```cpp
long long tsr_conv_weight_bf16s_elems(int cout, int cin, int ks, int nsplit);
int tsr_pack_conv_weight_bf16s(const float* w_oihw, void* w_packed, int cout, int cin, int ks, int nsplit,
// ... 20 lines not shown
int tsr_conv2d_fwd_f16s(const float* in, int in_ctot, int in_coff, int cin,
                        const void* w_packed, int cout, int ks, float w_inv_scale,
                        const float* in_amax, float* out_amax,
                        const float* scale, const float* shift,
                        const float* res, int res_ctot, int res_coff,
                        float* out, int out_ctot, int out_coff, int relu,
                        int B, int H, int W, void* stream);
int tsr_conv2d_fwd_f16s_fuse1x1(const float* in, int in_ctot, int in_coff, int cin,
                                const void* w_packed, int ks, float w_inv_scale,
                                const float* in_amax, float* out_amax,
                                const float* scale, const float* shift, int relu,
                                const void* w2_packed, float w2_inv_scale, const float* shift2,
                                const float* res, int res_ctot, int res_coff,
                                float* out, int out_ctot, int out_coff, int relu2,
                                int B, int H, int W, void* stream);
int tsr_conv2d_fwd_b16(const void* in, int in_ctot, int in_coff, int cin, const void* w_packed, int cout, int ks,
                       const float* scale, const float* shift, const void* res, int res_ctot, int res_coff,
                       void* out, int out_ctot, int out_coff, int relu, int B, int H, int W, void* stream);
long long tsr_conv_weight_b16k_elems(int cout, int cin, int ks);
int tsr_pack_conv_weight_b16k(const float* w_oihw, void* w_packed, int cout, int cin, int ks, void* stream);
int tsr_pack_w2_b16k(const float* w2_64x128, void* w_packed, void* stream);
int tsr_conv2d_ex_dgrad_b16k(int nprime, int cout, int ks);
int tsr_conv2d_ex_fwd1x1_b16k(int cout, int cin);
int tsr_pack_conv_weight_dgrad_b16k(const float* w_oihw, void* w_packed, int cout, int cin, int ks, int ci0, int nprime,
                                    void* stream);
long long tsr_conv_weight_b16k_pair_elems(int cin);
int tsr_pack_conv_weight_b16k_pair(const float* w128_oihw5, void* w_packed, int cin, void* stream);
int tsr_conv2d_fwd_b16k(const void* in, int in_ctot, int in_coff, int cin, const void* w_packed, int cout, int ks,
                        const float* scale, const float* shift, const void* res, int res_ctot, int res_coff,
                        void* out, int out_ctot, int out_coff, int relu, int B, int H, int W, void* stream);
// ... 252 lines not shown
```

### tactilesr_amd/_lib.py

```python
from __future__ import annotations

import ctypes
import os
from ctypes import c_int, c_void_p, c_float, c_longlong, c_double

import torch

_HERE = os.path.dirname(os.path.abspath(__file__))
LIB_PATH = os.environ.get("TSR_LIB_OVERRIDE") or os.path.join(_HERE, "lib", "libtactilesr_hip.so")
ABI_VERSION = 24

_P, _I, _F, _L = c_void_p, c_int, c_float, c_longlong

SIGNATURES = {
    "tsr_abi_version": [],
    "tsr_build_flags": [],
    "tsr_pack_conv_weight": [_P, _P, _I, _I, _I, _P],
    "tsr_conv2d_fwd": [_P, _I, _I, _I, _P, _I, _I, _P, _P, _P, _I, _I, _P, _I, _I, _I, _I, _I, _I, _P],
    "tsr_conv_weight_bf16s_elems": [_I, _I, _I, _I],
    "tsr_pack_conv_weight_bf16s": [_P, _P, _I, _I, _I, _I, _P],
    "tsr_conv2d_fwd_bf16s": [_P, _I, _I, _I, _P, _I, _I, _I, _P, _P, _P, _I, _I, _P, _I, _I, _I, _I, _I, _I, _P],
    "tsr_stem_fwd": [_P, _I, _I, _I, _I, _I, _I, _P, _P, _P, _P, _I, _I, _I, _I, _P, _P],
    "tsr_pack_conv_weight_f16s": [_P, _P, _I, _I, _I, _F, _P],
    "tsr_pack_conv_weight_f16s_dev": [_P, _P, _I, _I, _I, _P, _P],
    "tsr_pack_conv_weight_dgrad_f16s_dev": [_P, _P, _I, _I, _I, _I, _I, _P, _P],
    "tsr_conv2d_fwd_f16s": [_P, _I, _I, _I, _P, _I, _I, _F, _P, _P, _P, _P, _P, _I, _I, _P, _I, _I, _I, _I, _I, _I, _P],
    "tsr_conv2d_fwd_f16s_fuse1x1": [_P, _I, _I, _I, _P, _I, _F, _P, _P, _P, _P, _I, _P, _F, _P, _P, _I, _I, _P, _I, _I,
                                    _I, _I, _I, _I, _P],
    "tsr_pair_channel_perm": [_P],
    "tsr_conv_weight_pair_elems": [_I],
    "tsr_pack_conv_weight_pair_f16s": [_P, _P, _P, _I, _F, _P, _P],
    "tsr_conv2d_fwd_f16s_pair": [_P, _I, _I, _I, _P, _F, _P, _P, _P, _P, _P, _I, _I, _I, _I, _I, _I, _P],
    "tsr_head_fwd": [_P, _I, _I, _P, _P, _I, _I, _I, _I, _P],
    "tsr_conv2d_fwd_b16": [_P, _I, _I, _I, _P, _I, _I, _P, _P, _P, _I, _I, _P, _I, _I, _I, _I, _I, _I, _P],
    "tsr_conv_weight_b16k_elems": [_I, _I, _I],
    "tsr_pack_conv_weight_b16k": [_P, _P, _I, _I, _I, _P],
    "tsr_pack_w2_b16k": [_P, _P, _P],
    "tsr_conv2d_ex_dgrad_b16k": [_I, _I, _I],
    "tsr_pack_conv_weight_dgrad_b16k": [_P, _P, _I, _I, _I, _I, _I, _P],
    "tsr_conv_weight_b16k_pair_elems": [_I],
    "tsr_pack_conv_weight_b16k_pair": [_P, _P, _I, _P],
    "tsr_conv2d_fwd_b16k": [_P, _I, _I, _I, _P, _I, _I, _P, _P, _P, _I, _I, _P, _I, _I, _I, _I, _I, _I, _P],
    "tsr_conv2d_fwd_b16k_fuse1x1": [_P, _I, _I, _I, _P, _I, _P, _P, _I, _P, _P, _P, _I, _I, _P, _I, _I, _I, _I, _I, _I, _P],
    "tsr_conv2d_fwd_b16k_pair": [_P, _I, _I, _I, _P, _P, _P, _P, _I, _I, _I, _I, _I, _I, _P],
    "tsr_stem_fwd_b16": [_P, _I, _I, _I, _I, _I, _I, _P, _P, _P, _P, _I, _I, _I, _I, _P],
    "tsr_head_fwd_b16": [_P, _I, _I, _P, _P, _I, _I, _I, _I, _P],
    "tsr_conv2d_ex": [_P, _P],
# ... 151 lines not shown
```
○ ○ ○
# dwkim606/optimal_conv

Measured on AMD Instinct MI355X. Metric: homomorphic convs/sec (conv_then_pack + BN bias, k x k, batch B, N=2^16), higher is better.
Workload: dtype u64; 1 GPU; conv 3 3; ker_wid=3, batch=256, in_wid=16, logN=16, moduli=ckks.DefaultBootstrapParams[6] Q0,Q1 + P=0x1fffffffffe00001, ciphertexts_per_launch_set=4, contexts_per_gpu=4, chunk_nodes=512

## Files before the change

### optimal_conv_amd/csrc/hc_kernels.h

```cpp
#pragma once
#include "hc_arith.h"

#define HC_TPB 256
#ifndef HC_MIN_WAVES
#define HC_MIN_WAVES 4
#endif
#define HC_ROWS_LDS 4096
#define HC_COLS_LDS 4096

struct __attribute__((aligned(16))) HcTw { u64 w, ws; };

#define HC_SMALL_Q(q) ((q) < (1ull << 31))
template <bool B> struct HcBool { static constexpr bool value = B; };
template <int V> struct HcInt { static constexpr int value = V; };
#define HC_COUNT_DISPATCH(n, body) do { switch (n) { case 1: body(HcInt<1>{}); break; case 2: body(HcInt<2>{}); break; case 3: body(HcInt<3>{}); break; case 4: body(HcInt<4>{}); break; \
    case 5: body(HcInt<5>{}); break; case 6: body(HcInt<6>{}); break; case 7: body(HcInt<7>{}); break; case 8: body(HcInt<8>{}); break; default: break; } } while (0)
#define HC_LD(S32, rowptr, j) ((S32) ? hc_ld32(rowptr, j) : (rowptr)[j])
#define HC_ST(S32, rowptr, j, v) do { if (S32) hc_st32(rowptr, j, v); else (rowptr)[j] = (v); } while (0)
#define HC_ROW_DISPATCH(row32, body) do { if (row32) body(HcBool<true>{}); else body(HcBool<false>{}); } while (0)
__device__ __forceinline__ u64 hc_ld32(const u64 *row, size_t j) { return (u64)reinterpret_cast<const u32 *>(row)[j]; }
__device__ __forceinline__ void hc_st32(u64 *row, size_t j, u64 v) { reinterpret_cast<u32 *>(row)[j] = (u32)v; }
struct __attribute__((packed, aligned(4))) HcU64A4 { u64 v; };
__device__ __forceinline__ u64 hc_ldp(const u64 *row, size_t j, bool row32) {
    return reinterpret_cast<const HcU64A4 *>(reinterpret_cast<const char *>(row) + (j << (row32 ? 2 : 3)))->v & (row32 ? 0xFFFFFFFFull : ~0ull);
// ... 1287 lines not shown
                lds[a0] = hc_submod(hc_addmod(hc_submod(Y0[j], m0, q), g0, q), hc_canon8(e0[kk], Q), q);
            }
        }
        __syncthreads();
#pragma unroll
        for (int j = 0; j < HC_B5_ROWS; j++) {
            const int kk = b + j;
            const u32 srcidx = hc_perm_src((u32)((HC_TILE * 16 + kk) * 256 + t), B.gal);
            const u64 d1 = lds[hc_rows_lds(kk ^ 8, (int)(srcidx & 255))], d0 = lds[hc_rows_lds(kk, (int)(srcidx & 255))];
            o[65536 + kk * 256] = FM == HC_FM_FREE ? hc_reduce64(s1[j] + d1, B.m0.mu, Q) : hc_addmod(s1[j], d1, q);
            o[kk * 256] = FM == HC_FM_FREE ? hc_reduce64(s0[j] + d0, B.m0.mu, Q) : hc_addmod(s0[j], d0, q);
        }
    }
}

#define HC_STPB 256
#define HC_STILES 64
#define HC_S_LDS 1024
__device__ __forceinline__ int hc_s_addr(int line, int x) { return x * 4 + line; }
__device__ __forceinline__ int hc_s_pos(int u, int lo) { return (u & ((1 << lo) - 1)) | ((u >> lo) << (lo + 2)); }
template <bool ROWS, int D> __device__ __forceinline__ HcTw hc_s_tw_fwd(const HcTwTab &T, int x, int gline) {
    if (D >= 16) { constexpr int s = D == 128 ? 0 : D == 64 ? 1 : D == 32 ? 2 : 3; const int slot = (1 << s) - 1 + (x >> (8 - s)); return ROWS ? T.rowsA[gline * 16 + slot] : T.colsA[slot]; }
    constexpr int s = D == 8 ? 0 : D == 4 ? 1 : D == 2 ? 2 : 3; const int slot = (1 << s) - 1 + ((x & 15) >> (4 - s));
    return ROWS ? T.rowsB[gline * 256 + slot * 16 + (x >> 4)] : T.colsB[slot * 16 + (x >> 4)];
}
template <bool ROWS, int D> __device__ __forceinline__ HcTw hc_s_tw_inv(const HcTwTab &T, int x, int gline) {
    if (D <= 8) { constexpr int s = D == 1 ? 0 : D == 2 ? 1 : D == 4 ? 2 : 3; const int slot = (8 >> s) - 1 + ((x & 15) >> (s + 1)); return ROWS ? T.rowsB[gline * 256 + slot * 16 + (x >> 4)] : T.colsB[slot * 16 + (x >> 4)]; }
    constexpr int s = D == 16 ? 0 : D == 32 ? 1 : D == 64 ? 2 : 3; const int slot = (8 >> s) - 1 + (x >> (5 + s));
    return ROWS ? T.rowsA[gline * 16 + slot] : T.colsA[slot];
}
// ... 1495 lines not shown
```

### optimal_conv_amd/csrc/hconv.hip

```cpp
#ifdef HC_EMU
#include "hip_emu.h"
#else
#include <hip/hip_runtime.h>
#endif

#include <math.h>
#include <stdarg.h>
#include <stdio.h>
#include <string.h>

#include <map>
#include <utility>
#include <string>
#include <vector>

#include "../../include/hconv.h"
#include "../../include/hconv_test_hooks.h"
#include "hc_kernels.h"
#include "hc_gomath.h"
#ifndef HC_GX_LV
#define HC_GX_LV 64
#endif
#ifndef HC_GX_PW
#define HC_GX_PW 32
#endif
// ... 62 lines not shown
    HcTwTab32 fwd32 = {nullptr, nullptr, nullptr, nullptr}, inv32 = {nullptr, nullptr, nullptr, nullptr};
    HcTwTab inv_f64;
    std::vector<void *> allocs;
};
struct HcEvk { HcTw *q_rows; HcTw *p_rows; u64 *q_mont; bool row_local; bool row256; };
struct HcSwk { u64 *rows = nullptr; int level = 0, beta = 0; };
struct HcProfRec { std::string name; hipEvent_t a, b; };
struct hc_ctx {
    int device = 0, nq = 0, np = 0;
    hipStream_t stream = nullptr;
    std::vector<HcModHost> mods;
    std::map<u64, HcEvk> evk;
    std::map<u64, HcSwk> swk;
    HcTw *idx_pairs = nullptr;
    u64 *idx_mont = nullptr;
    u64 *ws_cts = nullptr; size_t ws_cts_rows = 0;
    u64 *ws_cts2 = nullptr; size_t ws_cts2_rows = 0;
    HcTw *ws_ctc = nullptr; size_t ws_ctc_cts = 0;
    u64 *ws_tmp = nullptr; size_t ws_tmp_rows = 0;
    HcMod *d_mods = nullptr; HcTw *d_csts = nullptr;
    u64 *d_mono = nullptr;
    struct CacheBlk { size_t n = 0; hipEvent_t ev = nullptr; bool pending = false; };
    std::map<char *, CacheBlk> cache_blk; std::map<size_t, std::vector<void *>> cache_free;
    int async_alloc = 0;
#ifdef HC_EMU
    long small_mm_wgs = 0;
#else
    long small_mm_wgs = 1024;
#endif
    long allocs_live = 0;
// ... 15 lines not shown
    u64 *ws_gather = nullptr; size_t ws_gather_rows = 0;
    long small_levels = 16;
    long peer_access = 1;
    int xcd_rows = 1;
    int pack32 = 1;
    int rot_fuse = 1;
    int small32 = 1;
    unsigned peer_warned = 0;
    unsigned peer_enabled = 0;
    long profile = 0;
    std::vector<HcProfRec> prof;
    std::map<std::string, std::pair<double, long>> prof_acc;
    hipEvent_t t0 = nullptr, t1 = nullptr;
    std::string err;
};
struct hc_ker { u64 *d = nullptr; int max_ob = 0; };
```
○ ○ ○
» WORK TASK:
Only a number belongs in the answer: the number of lines in the preceding data that hold "string".

» EXERCISE SOLUTION:
5